Exercise aim → In the records below, find every line that contains "sizeof" and list it.

== Data for this exercise ==

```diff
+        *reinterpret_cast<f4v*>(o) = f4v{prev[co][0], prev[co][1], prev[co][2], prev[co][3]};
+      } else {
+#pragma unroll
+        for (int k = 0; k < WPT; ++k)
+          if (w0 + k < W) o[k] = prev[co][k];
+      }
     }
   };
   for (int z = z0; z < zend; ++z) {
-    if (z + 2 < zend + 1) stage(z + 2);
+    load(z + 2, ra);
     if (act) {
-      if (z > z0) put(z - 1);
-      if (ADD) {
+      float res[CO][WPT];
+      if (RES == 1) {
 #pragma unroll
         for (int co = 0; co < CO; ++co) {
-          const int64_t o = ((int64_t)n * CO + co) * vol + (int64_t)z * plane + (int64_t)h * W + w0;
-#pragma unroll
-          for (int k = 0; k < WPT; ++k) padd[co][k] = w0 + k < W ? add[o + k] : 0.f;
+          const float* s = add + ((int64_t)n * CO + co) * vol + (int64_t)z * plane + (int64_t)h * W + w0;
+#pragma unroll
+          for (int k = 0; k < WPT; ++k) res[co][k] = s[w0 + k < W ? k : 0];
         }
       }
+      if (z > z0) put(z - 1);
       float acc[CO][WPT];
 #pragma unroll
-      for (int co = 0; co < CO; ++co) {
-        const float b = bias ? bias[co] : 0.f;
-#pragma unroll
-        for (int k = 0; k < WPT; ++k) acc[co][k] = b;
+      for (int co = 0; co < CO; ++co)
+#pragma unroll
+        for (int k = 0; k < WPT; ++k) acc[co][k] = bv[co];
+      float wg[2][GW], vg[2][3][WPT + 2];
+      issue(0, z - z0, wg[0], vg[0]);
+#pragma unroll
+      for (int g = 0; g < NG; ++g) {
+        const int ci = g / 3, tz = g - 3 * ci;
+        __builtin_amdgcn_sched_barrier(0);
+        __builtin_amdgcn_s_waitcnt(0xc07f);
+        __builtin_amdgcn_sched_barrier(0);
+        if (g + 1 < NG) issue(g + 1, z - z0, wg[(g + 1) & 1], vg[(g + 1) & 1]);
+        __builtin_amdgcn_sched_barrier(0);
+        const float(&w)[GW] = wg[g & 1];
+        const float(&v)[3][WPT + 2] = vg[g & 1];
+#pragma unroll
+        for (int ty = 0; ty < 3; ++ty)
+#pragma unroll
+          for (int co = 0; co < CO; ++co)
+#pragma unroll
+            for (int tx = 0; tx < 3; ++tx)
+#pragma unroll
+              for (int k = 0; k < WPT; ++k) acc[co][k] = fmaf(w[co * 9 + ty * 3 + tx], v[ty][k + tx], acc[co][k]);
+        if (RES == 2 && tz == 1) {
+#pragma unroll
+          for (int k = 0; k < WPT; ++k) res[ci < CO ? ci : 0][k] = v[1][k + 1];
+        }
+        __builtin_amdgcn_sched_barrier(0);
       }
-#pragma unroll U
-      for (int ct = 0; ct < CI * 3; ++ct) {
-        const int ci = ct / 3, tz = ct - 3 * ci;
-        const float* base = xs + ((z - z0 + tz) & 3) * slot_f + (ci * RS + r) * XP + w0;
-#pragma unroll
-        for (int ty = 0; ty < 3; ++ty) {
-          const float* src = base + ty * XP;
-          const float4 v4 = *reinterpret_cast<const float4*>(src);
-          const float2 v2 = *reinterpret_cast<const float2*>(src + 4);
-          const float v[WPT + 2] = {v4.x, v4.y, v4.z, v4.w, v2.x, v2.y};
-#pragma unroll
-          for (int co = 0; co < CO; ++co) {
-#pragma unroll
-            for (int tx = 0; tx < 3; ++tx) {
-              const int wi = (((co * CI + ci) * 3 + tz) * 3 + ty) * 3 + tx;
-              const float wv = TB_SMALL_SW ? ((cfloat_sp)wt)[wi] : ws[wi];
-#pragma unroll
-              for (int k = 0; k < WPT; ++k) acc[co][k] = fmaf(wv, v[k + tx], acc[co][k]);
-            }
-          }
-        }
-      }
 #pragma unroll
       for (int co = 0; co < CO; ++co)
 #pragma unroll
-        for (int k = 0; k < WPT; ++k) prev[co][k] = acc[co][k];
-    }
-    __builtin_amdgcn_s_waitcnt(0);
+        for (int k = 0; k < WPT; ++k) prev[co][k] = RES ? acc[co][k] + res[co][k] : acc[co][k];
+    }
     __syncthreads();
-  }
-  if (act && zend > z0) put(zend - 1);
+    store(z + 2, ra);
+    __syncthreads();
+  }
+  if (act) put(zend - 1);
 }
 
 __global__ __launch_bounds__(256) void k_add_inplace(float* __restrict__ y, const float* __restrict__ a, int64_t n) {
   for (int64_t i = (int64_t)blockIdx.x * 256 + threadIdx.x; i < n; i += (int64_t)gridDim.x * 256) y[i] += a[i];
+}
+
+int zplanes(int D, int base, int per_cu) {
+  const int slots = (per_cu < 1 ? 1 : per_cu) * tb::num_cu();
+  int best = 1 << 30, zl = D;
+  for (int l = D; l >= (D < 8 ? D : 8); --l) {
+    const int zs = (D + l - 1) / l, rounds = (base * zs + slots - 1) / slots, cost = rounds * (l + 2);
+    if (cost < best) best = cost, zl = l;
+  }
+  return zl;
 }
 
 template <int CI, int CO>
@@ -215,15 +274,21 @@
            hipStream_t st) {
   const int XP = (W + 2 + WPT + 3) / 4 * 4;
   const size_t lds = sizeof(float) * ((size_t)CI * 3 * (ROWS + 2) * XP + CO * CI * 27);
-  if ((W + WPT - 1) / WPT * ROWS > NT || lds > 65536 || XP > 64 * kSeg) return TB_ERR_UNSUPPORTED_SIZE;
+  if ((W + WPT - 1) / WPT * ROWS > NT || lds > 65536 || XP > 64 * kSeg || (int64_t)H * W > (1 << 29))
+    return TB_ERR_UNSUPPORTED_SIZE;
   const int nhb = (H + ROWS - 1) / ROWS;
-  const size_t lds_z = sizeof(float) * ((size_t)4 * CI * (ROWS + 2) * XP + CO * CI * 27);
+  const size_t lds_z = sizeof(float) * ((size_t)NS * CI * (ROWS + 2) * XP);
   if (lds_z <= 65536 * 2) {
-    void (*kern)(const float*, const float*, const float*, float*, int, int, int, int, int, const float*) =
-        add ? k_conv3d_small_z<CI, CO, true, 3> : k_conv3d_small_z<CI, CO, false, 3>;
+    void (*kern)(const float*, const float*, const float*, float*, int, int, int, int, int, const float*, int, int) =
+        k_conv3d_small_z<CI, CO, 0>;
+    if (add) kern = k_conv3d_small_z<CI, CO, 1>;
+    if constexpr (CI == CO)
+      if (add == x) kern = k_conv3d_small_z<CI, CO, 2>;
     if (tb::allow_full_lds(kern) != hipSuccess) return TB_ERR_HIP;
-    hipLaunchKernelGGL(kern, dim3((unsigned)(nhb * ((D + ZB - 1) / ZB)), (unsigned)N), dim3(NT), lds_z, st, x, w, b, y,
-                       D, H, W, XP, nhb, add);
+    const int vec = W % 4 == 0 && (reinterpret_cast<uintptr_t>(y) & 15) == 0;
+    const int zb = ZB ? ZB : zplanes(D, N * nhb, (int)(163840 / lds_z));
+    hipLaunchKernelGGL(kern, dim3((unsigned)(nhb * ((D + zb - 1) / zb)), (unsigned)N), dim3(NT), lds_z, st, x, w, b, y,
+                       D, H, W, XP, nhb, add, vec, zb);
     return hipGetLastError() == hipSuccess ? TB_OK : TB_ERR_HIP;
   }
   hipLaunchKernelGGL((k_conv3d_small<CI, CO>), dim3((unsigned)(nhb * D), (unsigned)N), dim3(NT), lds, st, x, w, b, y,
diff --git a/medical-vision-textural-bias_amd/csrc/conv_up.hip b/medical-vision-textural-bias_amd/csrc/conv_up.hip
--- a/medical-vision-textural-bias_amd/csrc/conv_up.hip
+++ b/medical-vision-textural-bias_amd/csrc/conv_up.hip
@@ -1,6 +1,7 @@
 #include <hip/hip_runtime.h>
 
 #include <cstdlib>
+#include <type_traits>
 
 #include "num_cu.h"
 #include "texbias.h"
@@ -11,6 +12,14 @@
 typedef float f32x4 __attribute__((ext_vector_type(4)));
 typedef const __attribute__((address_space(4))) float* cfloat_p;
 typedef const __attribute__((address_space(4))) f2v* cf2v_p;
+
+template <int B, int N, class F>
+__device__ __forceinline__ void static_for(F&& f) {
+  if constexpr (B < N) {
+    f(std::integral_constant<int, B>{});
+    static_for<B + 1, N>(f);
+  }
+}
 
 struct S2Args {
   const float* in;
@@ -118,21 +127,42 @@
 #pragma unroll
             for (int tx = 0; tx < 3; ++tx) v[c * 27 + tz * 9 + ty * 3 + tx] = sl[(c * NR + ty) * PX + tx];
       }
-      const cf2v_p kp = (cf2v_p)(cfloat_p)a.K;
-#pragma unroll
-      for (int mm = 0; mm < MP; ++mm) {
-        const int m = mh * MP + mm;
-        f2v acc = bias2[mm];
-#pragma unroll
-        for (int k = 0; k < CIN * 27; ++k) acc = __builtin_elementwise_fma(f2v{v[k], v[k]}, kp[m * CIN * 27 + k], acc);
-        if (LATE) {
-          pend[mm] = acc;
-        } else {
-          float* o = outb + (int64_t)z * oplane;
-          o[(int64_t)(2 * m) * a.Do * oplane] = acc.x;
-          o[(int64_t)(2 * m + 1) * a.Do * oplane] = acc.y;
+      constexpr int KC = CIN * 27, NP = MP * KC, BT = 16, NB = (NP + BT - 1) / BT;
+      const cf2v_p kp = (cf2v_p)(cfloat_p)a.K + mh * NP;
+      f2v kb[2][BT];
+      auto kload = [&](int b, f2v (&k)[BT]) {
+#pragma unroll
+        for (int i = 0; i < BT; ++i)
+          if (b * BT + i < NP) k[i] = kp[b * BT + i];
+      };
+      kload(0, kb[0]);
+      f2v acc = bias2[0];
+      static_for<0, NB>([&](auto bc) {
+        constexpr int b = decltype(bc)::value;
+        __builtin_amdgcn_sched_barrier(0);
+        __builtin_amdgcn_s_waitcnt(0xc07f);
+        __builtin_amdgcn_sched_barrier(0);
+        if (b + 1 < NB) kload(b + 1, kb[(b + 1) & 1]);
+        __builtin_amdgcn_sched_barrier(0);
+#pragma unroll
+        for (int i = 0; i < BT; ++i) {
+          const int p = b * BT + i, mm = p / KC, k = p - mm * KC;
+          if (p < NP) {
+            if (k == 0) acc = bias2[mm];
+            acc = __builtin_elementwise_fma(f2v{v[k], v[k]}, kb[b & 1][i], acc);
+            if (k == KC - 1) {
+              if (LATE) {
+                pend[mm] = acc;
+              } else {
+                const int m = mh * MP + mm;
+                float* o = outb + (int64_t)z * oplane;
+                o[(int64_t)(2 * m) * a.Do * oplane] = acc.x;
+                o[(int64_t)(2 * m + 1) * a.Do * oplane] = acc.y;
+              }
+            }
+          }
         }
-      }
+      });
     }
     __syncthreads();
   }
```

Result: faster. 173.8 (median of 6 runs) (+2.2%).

===

The answer →
   const size_t lds = sizeof(float) * ((size_t)CI * 3 * (ROWS + 2) * XP + CO * CI * 27);
-  const size_t lds_z = sizeof(float) * ((size_t)4 * CI * (ROWS + 2) * XP + CO * CI * 27);
+  const size_t lds_z = sizeof(float) * ((size_t)NS * CI * (ROWS + 2) * XP);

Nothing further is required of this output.